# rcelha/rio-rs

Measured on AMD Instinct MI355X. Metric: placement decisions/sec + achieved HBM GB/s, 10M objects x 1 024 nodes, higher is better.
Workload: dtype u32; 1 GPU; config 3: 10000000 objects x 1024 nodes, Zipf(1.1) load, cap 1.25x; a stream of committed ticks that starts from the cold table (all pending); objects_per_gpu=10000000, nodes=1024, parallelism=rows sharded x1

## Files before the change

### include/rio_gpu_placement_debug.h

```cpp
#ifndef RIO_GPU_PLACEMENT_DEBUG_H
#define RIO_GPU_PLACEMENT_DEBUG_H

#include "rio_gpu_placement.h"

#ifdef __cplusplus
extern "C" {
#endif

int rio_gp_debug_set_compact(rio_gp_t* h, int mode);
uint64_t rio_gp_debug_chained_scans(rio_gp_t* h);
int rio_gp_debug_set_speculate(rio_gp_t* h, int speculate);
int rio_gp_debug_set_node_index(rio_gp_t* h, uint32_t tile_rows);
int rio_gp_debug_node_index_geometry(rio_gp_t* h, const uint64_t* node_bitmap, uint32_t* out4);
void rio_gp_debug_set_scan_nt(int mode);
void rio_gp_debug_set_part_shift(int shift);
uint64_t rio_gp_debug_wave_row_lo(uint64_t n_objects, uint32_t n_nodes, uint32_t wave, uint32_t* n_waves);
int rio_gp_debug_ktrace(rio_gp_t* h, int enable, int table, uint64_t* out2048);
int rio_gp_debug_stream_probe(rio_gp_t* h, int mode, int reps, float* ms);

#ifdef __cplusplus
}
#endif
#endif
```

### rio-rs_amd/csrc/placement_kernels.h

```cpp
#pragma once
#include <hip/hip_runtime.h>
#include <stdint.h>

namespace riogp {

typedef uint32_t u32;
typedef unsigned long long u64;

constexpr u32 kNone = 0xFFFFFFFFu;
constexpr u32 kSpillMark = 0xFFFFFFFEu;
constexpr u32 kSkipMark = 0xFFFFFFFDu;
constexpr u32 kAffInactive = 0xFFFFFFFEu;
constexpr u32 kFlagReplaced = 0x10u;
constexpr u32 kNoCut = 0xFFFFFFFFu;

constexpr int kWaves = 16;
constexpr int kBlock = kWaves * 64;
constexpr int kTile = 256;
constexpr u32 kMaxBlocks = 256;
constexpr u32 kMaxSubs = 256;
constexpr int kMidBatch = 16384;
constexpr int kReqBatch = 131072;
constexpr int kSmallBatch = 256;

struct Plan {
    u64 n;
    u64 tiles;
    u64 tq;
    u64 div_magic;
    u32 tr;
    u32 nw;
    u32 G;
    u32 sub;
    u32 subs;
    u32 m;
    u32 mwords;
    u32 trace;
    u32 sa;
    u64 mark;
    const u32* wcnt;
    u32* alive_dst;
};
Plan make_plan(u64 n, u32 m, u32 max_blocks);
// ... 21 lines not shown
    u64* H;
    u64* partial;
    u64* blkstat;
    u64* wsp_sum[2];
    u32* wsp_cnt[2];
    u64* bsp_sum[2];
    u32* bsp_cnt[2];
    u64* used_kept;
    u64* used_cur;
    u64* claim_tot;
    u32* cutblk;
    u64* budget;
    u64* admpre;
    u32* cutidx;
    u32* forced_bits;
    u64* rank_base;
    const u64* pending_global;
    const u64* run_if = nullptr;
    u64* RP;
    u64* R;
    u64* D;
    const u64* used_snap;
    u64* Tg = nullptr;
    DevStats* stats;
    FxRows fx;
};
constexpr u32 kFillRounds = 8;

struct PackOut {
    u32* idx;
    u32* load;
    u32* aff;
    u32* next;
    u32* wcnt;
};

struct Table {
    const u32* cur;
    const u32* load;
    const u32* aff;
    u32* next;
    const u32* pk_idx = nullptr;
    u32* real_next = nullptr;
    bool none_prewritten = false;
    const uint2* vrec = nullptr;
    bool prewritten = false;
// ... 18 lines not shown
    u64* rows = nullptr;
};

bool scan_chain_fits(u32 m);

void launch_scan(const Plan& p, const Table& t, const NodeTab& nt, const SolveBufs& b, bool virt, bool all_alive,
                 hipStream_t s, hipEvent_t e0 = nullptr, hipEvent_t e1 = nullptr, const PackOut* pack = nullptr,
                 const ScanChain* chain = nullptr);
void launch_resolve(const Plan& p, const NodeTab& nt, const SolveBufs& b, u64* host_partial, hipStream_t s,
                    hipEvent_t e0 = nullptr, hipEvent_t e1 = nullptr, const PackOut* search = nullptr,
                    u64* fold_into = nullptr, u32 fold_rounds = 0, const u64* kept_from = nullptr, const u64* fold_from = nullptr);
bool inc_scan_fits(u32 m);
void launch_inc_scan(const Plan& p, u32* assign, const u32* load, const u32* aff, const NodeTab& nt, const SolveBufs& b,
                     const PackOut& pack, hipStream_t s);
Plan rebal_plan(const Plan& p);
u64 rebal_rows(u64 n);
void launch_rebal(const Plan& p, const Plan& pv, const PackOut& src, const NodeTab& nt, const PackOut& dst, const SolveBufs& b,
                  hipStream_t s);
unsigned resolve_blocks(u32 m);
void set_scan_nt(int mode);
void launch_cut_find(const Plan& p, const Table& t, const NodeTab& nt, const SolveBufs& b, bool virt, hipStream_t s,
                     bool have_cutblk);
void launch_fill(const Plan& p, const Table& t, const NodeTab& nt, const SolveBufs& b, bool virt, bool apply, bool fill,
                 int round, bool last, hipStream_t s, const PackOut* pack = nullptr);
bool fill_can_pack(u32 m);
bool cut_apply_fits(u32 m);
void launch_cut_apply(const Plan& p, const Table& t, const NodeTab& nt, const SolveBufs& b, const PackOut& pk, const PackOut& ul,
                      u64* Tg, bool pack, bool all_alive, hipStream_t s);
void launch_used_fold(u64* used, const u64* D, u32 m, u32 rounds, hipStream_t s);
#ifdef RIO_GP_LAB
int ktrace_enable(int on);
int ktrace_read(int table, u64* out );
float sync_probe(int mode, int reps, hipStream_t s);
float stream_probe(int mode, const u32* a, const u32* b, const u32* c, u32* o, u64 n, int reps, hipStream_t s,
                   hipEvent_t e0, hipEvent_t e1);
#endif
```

● ● ●

▶ [Exercise instructions]
Where a line in the listing above contains "unsigned", copy that line.

▶ [Task solution]
typedef unsigned long long u64;
unsigned resolve_blocks(u32 m);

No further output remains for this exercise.